[Aim of the exercise]
Where the line with "template <int CK, bool RELU>" appears below, start writing out lines exactly, and finish with the line with "const int band", which is included; write out nothing else.
Content starts
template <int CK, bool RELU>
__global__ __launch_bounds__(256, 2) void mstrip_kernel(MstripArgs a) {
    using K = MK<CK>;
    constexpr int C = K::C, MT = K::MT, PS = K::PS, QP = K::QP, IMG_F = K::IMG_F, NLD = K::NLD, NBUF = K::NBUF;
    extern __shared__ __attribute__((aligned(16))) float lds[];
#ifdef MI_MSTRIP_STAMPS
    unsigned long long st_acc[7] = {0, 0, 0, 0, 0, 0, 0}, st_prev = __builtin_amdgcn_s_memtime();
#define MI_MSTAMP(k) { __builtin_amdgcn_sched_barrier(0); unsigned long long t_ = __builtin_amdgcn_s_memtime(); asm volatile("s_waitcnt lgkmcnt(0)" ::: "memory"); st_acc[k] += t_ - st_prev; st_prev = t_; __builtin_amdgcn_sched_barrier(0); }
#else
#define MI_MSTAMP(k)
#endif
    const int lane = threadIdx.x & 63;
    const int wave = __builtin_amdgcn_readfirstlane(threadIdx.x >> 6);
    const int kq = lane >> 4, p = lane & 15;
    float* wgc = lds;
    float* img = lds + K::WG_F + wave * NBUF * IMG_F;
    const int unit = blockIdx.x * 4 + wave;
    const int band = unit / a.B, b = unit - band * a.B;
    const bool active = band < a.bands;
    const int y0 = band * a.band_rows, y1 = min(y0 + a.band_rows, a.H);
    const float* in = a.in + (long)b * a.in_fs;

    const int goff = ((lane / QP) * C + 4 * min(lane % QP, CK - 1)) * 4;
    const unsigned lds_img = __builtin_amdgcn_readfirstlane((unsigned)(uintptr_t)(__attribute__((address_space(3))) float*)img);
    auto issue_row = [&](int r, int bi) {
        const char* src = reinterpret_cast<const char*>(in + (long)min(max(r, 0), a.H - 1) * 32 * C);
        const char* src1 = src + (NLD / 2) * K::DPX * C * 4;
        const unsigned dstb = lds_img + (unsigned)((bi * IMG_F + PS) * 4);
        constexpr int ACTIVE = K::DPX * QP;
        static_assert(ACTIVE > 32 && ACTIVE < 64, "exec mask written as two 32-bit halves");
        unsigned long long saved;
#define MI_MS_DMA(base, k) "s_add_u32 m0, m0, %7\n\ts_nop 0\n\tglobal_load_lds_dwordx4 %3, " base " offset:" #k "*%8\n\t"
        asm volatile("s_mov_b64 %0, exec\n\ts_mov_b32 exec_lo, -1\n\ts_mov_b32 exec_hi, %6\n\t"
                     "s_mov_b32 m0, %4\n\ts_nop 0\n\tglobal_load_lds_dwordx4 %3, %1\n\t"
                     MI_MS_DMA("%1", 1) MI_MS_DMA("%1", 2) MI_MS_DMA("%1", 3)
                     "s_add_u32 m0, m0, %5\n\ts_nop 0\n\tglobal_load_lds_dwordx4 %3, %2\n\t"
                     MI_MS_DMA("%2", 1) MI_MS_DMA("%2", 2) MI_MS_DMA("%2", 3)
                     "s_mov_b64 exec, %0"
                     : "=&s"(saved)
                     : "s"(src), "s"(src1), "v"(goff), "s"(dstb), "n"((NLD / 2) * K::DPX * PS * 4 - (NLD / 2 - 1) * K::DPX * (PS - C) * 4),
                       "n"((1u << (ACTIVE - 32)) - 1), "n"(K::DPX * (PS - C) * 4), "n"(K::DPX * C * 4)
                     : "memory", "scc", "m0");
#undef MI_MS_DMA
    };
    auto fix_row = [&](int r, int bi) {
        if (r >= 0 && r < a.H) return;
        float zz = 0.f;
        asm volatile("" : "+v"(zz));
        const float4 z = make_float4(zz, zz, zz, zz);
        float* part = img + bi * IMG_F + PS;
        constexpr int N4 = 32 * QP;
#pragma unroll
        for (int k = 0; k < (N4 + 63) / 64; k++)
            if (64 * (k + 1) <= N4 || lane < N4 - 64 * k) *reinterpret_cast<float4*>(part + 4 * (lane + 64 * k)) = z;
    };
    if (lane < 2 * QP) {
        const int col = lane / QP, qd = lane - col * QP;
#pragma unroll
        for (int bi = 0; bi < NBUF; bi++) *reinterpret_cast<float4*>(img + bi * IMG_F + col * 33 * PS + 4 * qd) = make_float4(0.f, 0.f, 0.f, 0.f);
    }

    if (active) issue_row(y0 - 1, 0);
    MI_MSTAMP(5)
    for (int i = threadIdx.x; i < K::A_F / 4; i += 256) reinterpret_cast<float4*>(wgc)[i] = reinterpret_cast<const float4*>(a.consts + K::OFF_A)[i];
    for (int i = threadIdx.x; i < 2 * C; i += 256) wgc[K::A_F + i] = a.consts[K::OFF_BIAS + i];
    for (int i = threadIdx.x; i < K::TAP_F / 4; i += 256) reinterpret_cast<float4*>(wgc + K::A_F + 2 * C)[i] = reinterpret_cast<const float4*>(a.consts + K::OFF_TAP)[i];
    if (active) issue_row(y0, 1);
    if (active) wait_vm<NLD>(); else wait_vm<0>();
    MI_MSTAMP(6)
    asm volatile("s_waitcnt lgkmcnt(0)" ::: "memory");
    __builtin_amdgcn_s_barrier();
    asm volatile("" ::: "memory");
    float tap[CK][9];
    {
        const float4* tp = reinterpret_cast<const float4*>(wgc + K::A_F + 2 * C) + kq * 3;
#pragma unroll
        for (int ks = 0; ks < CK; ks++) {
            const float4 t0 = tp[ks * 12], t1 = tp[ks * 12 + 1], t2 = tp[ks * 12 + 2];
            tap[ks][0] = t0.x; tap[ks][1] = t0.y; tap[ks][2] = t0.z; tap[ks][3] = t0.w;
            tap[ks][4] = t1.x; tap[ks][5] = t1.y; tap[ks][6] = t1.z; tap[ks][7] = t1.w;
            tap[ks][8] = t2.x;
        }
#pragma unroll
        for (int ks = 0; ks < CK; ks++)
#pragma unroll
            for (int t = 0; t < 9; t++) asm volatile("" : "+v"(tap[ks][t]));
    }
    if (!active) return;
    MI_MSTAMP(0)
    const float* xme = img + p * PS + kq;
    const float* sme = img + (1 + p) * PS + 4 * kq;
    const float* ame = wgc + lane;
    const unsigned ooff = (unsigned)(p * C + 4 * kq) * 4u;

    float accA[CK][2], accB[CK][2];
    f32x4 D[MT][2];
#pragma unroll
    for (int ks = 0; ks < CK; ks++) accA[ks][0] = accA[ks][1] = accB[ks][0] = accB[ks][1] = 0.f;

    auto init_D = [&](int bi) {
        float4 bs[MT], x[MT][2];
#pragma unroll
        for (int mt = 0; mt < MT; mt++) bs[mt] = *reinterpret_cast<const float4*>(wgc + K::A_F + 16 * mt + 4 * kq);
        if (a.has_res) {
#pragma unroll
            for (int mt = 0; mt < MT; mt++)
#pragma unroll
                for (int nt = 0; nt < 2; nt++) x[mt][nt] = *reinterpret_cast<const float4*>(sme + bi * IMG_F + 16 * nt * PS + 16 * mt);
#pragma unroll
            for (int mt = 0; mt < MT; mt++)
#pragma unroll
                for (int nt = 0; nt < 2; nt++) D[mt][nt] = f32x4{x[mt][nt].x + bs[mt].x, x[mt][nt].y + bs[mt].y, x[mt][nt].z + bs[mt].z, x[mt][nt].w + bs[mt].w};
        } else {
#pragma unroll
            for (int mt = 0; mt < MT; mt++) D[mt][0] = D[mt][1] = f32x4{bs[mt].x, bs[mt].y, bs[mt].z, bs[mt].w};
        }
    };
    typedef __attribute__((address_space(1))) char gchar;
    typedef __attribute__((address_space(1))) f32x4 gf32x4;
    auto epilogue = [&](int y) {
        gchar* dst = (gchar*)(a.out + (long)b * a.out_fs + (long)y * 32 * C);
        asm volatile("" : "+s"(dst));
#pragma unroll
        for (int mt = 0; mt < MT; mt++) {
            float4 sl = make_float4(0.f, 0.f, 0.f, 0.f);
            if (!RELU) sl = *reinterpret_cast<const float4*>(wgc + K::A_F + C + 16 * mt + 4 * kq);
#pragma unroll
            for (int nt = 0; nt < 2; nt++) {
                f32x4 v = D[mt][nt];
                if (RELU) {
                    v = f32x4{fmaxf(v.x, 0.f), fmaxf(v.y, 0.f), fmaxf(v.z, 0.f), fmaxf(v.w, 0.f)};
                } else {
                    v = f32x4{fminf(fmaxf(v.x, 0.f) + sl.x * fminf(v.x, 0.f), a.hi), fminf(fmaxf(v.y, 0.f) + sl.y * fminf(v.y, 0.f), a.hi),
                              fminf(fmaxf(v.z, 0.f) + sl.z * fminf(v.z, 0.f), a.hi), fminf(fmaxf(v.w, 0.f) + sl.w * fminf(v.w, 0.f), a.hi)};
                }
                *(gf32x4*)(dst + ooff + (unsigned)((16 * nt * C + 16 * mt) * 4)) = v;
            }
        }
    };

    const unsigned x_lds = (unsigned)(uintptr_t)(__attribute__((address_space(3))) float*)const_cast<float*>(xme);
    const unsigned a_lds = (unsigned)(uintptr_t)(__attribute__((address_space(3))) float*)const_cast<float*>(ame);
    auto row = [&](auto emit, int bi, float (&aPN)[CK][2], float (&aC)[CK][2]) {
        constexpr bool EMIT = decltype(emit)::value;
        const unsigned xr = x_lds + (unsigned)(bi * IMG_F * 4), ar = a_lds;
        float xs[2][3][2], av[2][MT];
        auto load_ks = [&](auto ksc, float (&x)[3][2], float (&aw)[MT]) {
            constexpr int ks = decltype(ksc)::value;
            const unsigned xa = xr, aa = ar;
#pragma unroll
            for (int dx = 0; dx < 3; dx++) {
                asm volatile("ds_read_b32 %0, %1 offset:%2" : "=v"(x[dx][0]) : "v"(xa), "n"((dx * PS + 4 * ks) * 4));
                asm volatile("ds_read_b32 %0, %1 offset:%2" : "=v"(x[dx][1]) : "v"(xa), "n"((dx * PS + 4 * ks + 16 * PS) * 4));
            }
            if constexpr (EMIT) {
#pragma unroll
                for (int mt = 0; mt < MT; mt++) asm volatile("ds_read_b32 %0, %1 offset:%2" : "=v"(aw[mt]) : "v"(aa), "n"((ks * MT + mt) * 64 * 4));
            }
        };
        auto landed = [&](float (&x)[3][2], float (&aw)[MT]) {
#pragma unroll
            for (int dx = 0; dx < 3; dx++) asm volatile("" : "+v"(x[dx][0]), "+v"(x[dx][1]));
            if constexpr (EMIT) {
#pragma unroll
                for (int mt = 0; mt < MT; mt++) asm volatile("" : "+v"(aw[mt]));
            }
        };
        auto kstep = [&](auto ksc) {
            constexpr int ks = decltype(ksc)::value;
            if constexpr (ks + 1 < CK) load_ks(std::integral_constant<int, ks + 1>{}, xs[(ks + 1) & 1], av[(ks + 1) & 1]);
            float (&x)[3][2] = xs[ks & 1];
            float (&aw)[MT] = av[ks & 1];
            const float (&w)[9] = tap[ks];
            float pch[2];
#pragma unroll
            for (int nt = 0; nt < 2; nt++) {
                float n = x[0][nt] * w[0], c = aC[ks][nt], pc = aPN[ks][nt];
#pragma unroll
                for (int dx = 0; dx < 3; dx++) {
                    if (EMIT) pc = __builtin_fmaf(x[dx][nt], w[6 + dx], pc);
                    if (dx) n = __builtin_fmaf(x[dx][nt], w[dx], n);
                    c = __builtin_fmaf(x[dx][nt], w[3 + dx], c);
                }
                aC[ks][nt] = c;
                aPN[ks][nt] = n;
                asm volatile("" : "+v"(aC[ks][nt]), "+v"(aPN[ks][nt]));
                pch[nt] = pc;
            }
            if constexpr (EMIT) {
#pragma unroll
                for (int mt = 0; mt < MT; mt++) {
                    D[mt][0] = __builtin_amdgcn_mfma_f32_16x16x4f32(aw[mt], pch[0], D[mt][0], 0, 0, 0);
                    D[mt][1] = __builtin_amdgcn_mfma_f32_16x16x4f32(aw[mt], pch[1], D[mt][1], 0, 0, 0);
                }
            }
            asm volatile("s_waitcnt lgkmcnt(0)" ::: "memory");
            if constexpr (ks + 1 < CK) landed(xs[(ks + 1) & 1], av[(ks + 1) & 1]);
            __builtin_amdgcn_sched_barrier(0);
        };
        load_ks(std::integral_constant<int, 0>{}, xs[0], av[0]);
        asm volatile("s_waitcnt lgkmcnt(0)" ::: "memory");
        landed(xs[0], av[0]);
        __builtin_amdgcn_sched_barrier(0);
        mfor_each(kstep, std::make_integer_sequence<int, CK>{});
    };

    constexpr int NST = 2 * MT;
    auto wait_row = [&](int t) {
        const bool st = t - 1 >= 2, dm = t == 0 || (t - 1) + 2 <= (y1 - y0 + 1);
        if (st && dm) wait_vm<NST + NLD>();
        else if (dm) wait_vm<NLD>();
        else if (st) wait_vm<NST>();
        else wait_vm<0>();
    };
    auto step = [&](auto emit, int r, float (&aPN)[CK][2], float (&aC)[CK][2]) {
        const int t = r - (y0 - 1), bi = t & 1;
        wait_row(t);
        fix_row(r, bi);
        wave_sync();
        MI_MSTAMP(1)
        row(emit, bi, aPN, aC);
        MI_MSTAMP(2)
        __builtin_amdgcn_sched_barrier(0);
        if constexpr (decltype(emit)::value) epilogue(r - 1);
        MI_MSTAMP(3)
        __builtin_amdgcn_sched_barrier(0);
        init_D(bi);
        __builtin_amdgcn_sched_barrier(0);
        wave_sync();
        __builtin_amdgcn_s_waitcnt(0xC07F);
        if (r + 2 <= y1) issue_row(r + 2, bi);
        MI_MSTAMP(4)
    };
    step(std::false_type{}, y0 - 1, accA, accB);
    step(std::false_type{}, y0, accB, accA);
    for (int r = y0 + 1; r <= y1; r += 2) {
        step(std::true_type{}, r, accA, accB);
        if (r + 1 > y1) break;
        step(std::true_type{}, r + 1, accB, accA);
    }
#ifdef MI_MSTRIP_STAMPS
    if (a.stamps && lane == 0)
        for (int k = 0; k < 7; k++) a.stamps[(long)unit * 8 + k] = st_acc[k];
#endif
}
Content ends
Content starts
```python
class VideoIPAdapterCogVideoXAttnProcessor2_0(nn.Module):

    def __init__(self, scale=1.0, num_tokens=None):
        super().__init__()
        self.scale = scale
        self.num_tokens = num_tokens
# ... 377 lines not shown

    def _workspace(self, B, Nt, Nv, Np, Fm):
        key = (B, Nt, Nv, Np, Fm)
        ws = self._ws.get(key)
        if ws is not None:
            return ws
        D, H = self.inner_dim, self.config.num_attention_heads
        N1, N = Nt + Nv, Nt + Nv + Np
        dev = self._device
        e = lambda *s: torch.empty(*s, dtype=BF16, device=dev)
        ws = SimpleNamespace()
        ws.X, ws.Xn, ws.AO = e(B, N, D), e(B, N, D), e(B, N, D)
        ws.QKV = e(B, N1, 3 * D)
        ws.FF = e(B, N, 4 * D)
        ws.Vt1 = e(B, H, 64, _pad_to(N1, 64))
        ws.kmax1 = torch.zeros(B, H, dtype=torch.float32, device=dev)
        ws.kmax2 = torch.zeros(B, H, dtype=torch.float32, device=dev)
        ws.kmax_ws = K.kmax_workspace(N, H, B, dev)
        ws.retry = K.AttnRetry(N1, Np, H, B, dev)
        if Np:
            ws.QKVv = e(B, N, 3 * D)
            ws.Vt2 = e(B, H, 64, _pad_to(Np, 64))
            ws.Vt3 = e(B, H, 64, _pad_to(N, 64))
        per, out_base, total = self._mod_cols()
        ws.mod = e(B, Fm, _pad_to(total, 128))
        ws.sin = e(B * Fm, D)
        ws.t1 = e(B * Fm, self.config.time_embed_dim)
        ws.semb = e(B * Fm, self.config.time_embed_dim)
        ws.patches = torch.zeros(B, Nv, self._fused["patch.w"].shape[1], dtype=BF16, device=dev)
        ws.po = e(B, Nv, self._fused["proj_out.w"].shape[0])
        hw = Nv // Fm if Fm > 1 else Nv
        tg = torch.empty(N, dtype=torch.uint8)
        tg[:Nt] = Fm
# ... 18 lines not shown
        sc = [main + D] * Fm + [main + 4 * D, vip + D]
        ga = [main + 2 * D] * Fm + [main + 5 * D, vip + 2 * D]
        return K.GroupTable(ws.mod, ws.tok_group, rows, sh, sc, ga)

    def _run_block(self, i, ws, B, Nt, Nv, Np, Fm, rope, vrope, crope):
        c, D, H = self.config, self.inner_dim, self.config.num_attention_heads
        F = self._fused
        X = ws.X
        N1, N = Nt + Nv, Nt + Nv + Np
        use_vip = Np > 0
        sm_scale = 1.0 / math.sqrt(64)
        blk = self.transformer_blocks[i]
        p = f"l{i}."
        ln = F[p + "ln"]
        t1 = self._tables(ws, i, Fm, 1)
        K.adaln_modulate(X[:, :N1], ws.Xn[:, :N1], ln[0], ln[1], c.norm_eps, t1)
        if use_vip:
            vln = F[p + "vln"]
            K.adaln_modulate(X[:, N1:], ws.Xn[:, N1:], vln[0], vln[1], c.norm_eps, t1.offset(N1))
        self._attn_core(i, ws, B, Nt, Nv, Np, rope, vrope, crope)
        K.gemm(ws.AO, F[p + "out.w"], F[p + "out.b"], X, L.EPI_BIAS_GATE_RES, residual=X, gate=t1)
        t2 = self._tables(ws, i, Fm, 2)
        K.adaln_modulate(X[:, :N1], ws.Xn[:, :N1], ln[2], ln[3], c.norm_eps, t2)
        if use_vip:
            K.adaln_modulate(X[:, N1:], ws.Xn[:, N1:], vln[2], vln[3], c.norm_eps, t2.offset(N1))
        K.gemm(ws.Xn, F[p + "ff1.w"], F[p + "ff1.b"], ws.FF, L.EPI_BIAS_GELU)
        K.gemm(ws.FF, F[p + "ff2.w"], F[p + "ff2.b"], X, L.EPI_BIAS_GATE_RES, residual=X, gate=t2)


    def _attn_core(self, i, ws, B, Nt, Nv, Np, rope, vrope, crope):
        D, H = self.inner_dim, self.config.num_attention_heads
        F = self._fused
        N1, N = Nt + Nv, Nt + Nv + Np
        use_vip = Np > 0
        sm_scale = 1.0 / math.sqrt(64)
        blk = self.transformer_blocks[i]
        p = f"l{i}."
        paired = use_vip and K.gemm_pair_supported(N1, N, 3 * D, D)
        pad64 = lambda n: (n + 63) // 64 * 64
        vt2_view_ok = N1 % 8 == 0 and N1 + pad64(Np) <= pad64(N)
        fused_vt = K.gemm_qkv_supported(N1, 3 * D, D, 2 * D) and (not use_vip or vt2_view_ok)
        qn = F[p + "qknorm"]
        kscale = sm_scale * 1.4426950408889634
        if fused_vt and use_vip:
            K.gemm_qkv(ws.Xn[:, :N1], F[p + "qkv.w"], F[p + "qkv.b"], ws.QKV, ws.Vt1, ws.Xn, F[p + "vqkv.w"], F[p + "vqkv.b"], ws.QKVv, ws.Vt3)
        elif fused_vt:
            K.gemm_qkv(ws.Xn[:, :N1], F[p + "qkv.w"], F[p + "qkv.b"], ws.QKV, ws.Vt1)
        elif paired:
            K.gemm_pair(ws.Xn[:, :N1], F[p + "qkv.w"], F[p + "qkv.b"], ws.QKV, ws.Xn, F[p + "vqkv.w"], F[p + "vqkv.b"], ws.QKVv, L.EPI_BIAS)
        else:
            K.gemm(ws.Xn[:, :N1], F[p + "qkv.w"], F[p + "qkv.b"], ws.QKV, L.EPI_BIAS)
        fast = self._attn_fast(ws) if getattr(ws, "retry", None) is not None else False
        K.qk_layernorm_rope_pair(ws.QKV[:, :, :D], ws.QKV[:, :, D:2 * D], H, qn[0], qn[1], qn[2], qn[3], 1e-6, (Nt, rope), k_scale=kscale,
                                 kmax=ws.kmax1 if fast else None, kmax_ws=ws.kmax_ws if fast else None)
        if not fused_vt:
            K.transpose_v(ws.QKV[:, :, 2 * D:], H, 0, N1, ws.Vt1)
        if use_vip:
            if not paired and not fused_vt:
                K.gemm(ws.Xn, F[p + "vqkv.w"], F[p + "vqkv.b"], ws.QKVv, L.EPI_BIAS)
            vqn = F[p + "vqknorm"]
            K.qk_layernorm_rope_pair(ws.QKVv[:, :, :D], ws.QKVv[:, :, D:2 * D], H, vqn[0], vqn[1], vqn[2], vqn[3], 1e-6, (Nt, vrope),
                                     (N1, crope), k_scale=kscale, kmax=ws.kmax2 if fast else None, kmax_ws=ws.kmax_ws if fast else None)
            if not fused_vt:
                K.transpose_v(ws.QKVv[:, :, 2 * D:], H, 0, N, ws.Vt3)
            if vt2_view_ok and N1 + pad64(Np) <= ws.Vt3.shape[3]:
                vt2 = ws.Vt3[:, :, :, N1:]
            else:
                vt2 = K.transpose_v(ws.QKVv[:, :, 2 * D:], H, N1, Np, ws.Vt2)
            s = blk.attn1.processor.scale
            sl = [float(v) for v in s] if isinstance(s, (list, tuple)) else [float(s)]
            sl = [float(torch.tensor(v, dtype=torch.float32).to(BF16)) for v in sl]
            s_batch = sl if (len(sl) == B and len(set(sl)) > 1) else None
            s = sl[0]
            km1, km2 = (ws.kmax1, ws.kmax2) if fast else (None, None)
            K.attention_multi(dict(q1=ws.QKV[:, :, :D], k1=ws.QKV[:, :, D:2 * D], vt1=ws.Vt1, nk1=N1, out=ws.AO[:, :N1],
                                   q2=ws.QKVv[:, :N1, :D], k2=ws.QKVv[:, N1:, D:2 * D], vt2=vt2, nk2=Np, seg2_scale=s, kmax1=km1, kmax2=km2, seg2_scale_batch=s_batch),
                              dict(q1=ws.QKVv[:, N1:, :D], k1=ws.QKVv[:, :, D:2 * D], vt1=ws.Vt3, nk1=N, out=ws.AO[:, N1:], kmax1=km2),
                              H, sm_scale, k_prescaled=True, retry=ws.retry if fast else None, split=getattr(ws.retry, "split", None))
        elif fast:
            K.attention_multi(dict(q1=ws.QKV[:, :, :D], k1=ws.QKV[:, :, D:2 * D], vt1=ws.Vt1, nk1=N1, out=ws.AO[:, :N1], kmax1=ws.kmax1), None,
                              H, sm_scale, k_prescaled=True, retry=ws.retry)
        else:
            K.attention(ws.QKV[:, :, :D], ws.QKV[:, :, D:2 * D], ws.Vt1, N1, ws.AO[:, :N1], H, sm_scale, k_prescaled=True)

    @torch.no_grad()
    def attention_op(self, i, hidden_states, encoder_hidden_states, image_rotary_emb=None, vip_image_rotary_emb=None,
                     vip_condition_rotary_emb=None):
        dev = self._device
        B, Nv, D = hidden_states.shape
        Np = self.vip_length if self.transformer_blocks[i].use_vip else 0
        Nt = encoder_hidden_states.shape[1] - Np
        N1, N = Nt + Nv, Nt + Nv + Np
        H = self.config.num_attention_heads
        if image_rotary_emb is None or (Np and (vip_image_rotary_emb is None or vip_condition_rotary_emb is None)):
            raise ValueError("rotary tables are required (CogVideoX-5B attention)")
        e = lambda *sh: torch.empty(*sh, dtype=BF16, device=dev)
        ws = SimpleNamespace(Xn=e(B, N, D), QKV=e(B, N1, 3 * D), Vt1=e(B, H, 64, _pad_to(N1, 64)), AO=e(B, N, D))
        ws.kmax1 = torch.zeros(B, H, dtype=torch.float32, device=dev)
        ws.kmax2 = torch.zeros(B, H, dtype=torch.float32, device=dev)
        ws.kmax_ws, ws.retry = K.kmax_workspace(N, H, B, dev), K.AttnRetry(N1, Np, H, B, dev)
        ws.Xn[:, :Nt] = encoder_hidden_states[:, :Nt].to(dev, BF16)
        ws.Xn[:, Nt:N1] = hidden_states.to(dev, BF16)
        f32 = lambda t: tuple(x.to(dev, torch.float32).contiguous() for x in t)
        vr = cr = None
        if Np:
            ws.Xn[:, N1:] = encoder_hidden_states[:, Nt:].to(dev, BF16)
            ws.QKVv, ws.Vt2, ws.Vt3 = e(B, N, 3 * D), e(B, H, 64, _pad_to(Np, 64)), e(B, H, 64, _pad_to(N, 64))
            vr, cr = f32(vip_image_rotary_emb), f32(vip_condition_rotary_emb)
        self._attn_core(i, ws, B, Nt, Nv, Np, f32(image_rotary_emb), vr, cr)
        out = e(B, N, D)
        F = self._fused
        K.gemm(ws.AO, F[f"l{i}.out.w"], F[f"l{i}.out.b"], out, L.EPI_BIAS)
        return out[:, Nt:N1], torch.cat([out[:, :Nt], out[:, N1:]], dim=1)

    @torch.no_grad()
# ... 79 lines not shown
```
Content ends
[The answer]
template <int CK, bool RELU>
__global__ __launch_bounds__(256, 2) void mstrip_kernel(MstripArgs a) {
    using K = MK<CK>;
    constexpr int C = K::C, MT = K::MT, PS = K::PS, QP = K::QP, IMG_F = K::IMG_F, NLD = K::NLD, NBUF = K::NBUF;
    extern __shared__ __attribute__((aligned(16))) float lds[];
#ifdef MI_MSTRIP_STAMPS
    unsigned long long st_acc[7] = {0, 0, 0, 0, 0, 0, 0}, st_prev = __builtin_amdgcn_s_memtime();
#define MI_MSTAMP(k) { __builtin_amdgcn_sched_barrier(0); unsigned long long t_ = __builtin_amdgcn_s_memtime(); asm volatile("s_waitcnt lgkmcnt(0)" ::: "memory"); st_acc[k] += t_ - st_prev; st_prev = t_; __builtin_amdgcn_sched_barrier(0); }
#else
#define MI_MSTAMP(k)
#endif
    const int lane = threadIdx.x & 63;
    const int wave = __builtin_amdgcn_readfirstlane(threadIdx.x >> 6);
    const int kq = lane >> 4, p = lane & 15;
    float* wgc = lds;
    float* img = lds + K::WG_F + wave * NBUF * IMG_F;
    const int unit = blockIdx.x * 4 + wave;
    const int band = unit / a.B, b = unit - band * a.B;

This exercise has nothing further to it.